2. Project showcase pages. A handful of TON apps host their landing page on .ton as a flag-planting exercise. Their main site still runs on regular HTTPS.
3. Anti-censorship mirrors. Niche cases where a team duplicates content through TON Proxy for regions with blocks.
4. In-wallet user-data storage. The idea of backing up encrypted user content via Storage exists, but production usage is still rare.

A mass audience routinely browsing .ton sites doesn’t exist yet. The user base is narrow — protocol developers, decentralized-web enthusiasts, and projects for whom decentralized hosting is part of the brand.

What being a storage provider looks like

Suppose you decide to run a TON storage provider. Here’s what that means in practice.

You launch a storage daemon next to a TON node, allocate some disk and publish an offer: how much you’ll store, for how long, and for how much TON. Clients searching for hosting find your offer over DHT and sign a contract with you.

Then the proof loop begins: the contract periodically demands a Merkle proof for a specific chunk. Return a correct proof and you get paid for the window. Fail to return it and you don’t.

For a solo operator the economics in 2026 are modest: the market is small, competition for the larger offers is real, and margins are thin. It’s closer to an enthusiast contribution than a paying business.

Security and trust model

There are two distinct layers to keep apart.

Data integrity is solid. Content is addressed by its hash, so you cannot forge it. If you download Bag ID abc...123 you either receive exactly what was published under that hash, or nothing.

Availability is weaker. Even with economic incentives, there’s always a risk that every provider of a particular Bag ID drops offline at once. Critical content should be replicated across independent provider sets, or kept in a traditional store as a backup.

For TON Proxy there’s an extra property: the ADNL channel between client and provider is encrypted, and the DNS record is signed by the domain owner. That rules out a class of “address swap” attacks without the owner’s private key.

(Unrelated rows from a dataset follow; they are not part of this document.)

static int conv3x3_nhwc_impl(const void* X, const void* Wp, void* Y, float* workspace, unsigned* tickets, const void* bias,
                             const void* residual, int B, int H, int W, int Cin, int Cout, int stride, int bm, int bn,
                             int splits, int dtype, ga_stream_t stream, float* gn_partials, const void* gn_chan_bias,
                             int gn_groups);

extern "C" int ga_conv3x3_nhwc(const void* X, const void* Wp, void* Y, float* workspace, unsigned* tickets, const void* bias,
                               const void* residual, int B, int H, int W, int Cin, int Cout, int stride, int bm, int bn,
                               int splits, int dtype, ga_stream_t stream) {
  return conv3x3_nhwc_impl(X, Wp, Y, workspace, tickets, bias, residual, B, H, W, Cin, Cout, stride, bm, bn, splits, dtype, stream,
                           nullptr, nullptr, 0);
}

extern "C" int ga_conv3x3_nhwc_gn(const void* X, const void* Wp, void* Y, float* workspace, unsigned* tickets, const void* bias,
                                  const void* residual, int B, int H, int W, int Cin, int Cout, int bm, int bn, int splits,
                                  int dtype, ga_stream_t stream, float* gn_partials, const void* gn_chan_bias, int gn_groups) {
  if (!gn_partials) return GA_ERR_NULL;
  if (ga_conv3x3_gn_blocks(H, W, Cout, gn_groups, bm, bn) == 0) return GA_ERR_UNSUPPORTED;
  if (gn_chan_bias && !al16(gn_chan_bias)) return GA_ERR_ALIGN;
  return conv3x3_nhwc_impl(X, Wp, Y, workspace, tickets, bias, residual, B, H, W, Cin, Cout, 1, bm, bn, splits, dtype, stream,
                           gn_partials, gn_chan_bias, gn_groups);
}

static int conv3x3_nhwc_impl(const void* X, const void* Wp, void* Y, float* workspace, unsigned* tickets, const void* bias,
                             const void* residual, int B, int H, int W, int Cin, int Cout, int stride, int bm, int bn,
                             int splits, int dtype, ga_stream_t stream, float* gn_partials, const void* gn_chan_bias,
                             int gn_groups) {
  if (!X || !Wp || !Y) return GA_ERR_NULL;
  if (B < 1 || H < 1 || W < 1 || Cin < kKC || Cin % kKC != 0 || Cout < 8 || Cout % 8 != 0 || (stride != 1 && stride != 2))
    return GA_ERR_SHAPE;
  if (splits < 1 || splits > 64 || (splits > 1 && (!workspace || !tickets))) return GA_ERR_SHAPE;
  if (!al16(X) || !al16(Wp) || !al16(Y) || (bias && !al16(bias)) || (residual && !al16(residual))) return GA_ERR_ALIGN;
  ConvArgs a;
  a.gn_partials = gn_partials; a.gn_cbias = gn_chan_bias;
  a.gn_G = gn_groups; a.gn_cg = gn_groups ? Cout / gn_groups : 0; a.gn_tpi = gn_groups ? H * W / bm : 0;
  a.B = B; a.H = H; a.W = W; a.Cin = Cin; a.Cout = Cout; a.stride = stride;
  a.Ho = (H - 1) / stride + 1;
  a.Wo = (W - 1) / stride + 1;
  a.M = B * a.Ho * a.Wo;
  a.pad = 1;
  const long long xb = (long long)B * H * W * Cin * 2, wb = ga_conv3x3_packed_elems(Cout, Cin) * 2;
  if (xb >= (1LL << 31) || wb >= (1LL << 31) || (long long)a.M * Cout >= (1LL << 31)) return GA_ERR_SHAPE;
  a.x_bytes = (unsigned)xb;
  a.w_bytes = (unsigned)wb;
  a.w_tap = (int)(wb / 18); a.w_blk = 64 * Cin; a.w_row = 64; a.w_chunk = 64 * kKC;
  a.up = 0;
  hipStream_t s = static_cast<hipStream_t>(stream);
  switch (dtype) {
    case GA_F16: return conv_t<_Float16>(X, Wp, Y, workspace, tickets, bias, residual, a, bm, bn, splits, s);
    case GA_BF16: return conv_t<bf16_t>(X, Wp, Y, workspace, tickets, bias, residual, a, bm, bn, splits, s);
    default: return GA_ERR_DTYPE;
  }
}
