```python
# ... 49 lines not shown
        L.sr_recognize_confidence_corpus.argtypes = [vp, vp, vp, C.POINTER(SearchParams), dbl, vp, vp, vp, vp, vp]
        L.sr_net_occupancies_corpus.argtypes = [vp, vp, vp, C.POINTER(SearchParams), dbl, dbl, u32, vp, vp, vp, vp, vp, vp]
        L.sr_mmi_statistics_corpus.argtypes = [vp, vp, vp, C.POINTER(SearchParams), dbl, dbl, i32, vp, vp] + [vp] * 10
        L.sr_smbr_max_positions.argtypes = [vp]
        L.sr_net_accuracies_corpus.argtypes = [vp, vp, vp, C.POINTER(SearchParams), dbl, dbl, u32, vp, vp, vp, vp, vp, vp]
        L.sr_smbr_statistics_corpus.argtypes = [vp, vp, vp, C.POINTER(SearchParams), dbl, dbl, i32, vp] + [vp] * 10
        L.sr_model_create_from_mmi_statistics.argtypes = [vp] + [vp] * 8 + [dbl, dbl, dbl, C.POINTER(vp)]
        L.sr_word_lattice_corpus.argtypes = [vp, vp, vp, C.POINTER(SearchParams), dbl, u64, vp, vp, vp, vp, vp, vp, vp, vp]
        L.sr_lattice_nbest.argtypes = [u32, u64, vp, vp, vp, vp, u32, u32, vp, u64, vp, vp, C.POINTER(u32)]
        L.sr_bigram_create.argtypes = [vp, u32, vp, vp, u32, vp, vp, C.POINTER(vp)]
        L.sr_bigram_destroy.argtypes = [vp]
        L.sr_bigram_describe.argtypes = [vp, C.c_char_p, C.c_size_t]
        L.sr_recognize_bigram_corpus.argtypes = [vp, vp, vp, C.POINTER(BigramParams), vp, vp, vp, vp]
        L.sr_bigram_word_posteriors_corpus.argtypes = [vp, vp, vp, i32, dbl, dbl, u32, vp, vp, vp, vp]
        L.sr_bigram_occupancies_corpus.argtypes = [vp, vp, vp, i32, dbl, dbl, u32, vp, vp, vp, vp, vp, vp]
        L.sr_bigram_mmi_statistics_corpus.argtypes = [vp, vp, vp, i32, dbl, dbl, i32, vp, vp] + [vp] * 10
        L.sr_recognize_bigram_confidence_corpus.argtypes = [vp, vp, vp, C.POINTER(BigramParams), dbl, vp, vp, vp, vp, vp]
        L.sr_bigram_word_lattice_corpus.argtypes = [vp, vp, vp, i32, dbl, u64] + [vp] * 10
        L.sr_bigram_lattice_nbest.argtypes = [u32, u64, vp, vp, vp, vp, vp, u32, u32, vp, dbl, u32, vp, u64, vp, vp, C.POINTER(u32)]
        L.sr_stream_open.argtypes = [vp, vp, C.POINTER(SearchParams), u32, u64, C.POINTER(vp)]
        L.sr_stream_begin.argtypes = [vp, C.POINTER(u32)]
        L.sr_stream_push.argtypes = [vp, u32, vp, vp, vp]
        L.sr_stream_partial.argtypes = [vp, u32, vp, u32, C.POINTER(u32), C.POINTER(u64)]
        L.sr_stream_end.argtypes = [vp, u32, vp, u32, C.POINTER(u32), vp, vp, vp]
        L.sr_stream_destroy.argtypes = [vp]
        L.sr_bigram_stream_open.argtypes = [vp, vp, C.POINTER(BigramParams), u32, u64, C.POINTER(vp)]
        L.sr_bigram_stream_begin.argtypes = [vp, C.POINTER(u32)]
        L.sr_bigram_stream_push.argtypes = [vp, u32, vp, vp, vp]
        L.sr_bigram_stream_partial.argtypes = [vp, u32, vp, vp, vp, u32, C.POINTER(u32), C.POINTER(u64)]
        L.sr_bigram_stream_end.argtypes = [vp, u32, vp, vp, vp, u32, C.POINTER(u32)]
        L.sr_bigram_stream_destroy.argtypes = [vp]
        L.sr_probe_fp16_denormals.argtypes = [i32, C.POINTER(i32)]
        L.sr_probe_fp16_accumulation.argtypes = [i32, C.POINTER(i32), C.POINTER(dbl)]
        L.sr_profile_enable.argtypes = [vp, i32]
        L.sr_profile_reset.argtypes = [vp]
        L.sr_profile_read.argtypes = [vp, C.POINTER(Profile)]
        _lib = L
    return _lib


def _check(rc):
    if rc != 0:
        raise SrError(rc, lib().sr_last_error().decode(errors="replace"))


def device_count():
    n = C.c_int(0)
    _check(lib().sr_device_count(C.byref(n)))
    return n.value


def _ptr(a):
    return a.ctypes.data if a is not None else None


class Model:

    def __init__(self, handle):
        self.h = handle
        d, s, c = C.c_uint32(), C.c_uint32(), C.c_uint64()
        _check(lib().sr_model_info(self.h, C.byref(d), C.byref(s), C.byref(c)))
        self.dim, self.n_states, self.n_densities = d.value, s.value, c.value

    @classmethod
    def from_mixset(cls, path, dim, pooling=POOL_NONE, max_approx=True, device=0):
        h = C.c_void_p()
# ... 50 lines not shown
        self.close()

    def score_frames(self, feats, kernel=GMM_PREFILTER):
        feats = np.ascontiguousarray(feats, dtype=np.float32)
        out = np.empty((feats.shape[0], self.n_states), dtype=np.float64)
        _check(lib().sr_score_frames(self.h, _ptr(feats), feats.shape[0], kernel, _ptr(out)))
        return out

    def upload(self, feats, frame_off, asynchronous=False):
        return Corpus(self, feats, frame_off, asynchronous)

    def recognize_batch(self, lexicon, feats, frame_off, am_threshold, word_penalty, kernel=GMM_PREFILTER):
        feats = np.ascontiguousarray(feats, dtype=np.float32)
        frame_off = np.ascontiguousarray(frame_off, dtype=np.uint64)
        n = len(frame_off) - 1
        words = np.zeros(max(int(frame_off[-1]), 1), dtype=np.uint32)
        woff = np.zeros(n + 1, dtype=np.uint64)
        sp = SearchParams(am_threshold, word_penalty, kernel, 0)
        _check(lib().sr_recognize_batch(self.h, lexicon.h, C.byref(sp), _ptr(feats), _ptr(frame_off), n, _ptr(words), _ptr(woff)))
        return words[: int(woff[-1])].copy(), woff

    def lexicon(self, word_off, automaton, silence_idx, tdp, silence_state):
        return Lexicon(self, word_off, automaton, silence_idx, tdp, silence_state)

    def bigram(self, word_off, mixtures, silence_word, lm, tdp):
        return Bigram(self, word_off, mixtures, silence_word, lm, tdp)

    def stream(self, lexicon, am_threshold, word_penalty, kernel=GMM_PREFILTER, max_streams=1, max_frames=65535):
        return Stream(self, lexicon, am_threshold, word_penalty, kernel, max_streams, max_frames)

    def bigram_stream(self, bigram, acoustic_pruning=None, lm_pruning=None, kernel=GMM_PREFILTER, max_streams=1, max_frames=65535):
        return BigramStream(self, bigram, FLT_MAX if acoustic_pruning is None else acoustic_pruning,
                            FLT_MAX if lm_pruning is None else lm_pruning, kernel, max_streams, max_frames)

    def profile(self, on=True):
        _check(lib().sr_profile_enable(self.h, int(on)))
        _check(lib().sr_profile_reset(self.h))

    def profile_read(self):
        p = Profile()
        _check(lib().sr_profile_read(self.h, C.byref(p)))
        return {k: getattr(p, k) for k, _ in Profile._fields_}


FLT_MAX = float(np.finfo(np.float32).max)


class Bigram:

    def __init__(self, model, word_off, mixtures, silence_word, lm, tdp):
        self.model = model
        word_off = np.ascontiguousarray(word_off, dtype=np.uint32)
        mixtures = np.ascontiguousarray(mixtures, dtype=np.uint16)
        W = len(word_off) - 1
        lm = np.ascontiguousarray(lm, dtype=np.float32)
        assert lm.shape == (W, W)
        tdp = np.ascontiguousarray(tdp, dtype=np.float32)
        assert tdp.size == 8
        self.h = C.c_void_p()
        _check(lib().sr_bigram_create(model.h, W, _ptr(word_off), _ptr(mixtures), silence_word, _ptr(lm), _ptr(tdp), C.byref(self.h)))

    def describe(self):
        buf = C.create_string_buffer(32)
        _check(lib().sr_bigram_describe(self.h, buf, len(buf)))
        return buf.value.decode()

# ... 545 lines not shown
```

speechrecognition_amd/csrc/gmm_prefilter.hip:

```cpp
#include <hip/hip_runtime.h>
#include <stdint.h>

#include <algorithm>
#include <cmath>
#include <vector>

#include "kernels.h"

#ifndef SR_P16_NB
#define SR_P16_NB 4
#endif

namespace srgpu {

typedef float v4f __attribute__((ext_vector_type(4)));
static constexpr int kPWaves = 4;
static constexpr int kGroupBlocks = 8;

typedef _Float16 f16x8 __attribute__((ext_vector_type(8)));

__device__ inline uint32_t pack_f16x2(_Float16 l, _Float16 h) {
  return (uint32_t)__builtin_bit_cast(uint16_t, l) | ((uint32_t)__builtin_bit_cast(uint16_t, h) << 16);
}

template <int KS32, int NB>
__global__ __launch_bounds__(kPWaves * 64, (NB <= 2 ? 3 : 2)) void gmm_prefilter16_kernel(GmmPrefilterArgs a) {
  constexpr int kBlockBytes = KS32 * 1024;
  constexpr int kStageBytes = kGroupBlocks * kBlockBytes;
  constexpr int kChunksPerStage = kStageBytes / 1024;
  constexpr int kDmaPerWave = kChunksPerStage / kPWaves;
  static_assert(kChunksPerStage % kPWaves == 0, "every wave issues the same number of LDS-DMA pieces per stage");
  constexpr int kTileFrames = kPWaves * NB * 16;
  constexpr size_t kTileBytes = (size_t)kTileFrames * (16 * KS32) * sizeof(float);
  constexpr size_t kLdsBytes = 2 * kStageBytes > kTileBytes ? 2 * kStageBytes : kTileBytes;
  __shared__ __attribute__((aligned(1024))) unsigned char lds[kLdsBytes];

// ... 274 lines not shown
  switch (ks32) {
    case 1: hipLaunchKernelGGL((gmm_prefilter16_kernel<1, SR_P16_NB>), grid, block, 0, stream, a); break;
    case 2: hipLaunchKernelGGL((gmm_prefilter16_kernel<2, SR_P16_NB>), grid, block, 0, stream, a); break;
    case 3: hipLaunchKernelGGL((gmm_prefilter16_kernel<3, SR_P16_NB>), grid, block, 0, stream, a); break;
    case 4: hipLaunchKernelGGL((gmm_prefilter16_kernel<4, SR_P16_NB>), grid, block, 0, stream, a); break;
    default: return hipErrorInvalidValue;
  }
  return hipGetLastError();
}
int gmm_prefilter_frames_per_tile() { return kPWaves * SR_P16_NB * 16; }

#pragma clang fp contract(off)
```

Where the decentralized web hits walls

Let me be candid about what slows mainstream adoption in 2026:

• Browsers can’t open .ton out of the box. You need a wallet or a local proxy. That alone excludes the typical web user.
• Latency. Going through ADNL and peers is slower than a CDN edge. Acceptable for static pages, not for interactive apps.
• No CDN-equivalent edge cache. Larger TON Storage sites load visibly slower without optimization.
• Search engines. Google and Yandex don’t crawl .ton directly. If SEO matters, your canonical site has to be on a normal domain.
• Legal grey zones. Hosting content on “we’re not quite sure whose machines” means you can’t quickly take it down if a takedown comes in.

None of this makes TON Storage useless. It just means it has a specific niche: hosting things that must be decentralized, where mass-traffic SEO isn’t the goal.

Trying it yourself

If you want hands-on exposure, the minimum loop is:

1. Install Tonkeeper or MyTonWallet and confirm it has built-in .ton support.
2. Register a .ton domain (see our TON DNS guide) so you have a name in the network.
3. Use the storage CLI to upload a few HTML files, get the Bag ID and bind it to your domain.
4. Open the .ton site through your wallet and check that it really loads.

An afternoon with this loop will teach you more about the stack than any theoretical write-up.

Bottom line

TON Storage and TON Proxy aren’t a marketing fiction — they’re a working stack. They have real strengths: paid hosting with a contract, storage proofs, hash-addressed integrity, native TON DNS wiring. And they have honest limits: a narrow user base, no out-of-the-box browser support, mature competitors like IPFS for the same job.

The right framing in 2026 is “useful tool for specific jobs”, not “HTTP replacement”. If your project genuinely needs decentralized hosting with predictable economics, the stack fits. If you need to deliver content to a mass audience fast, stay on the regular web.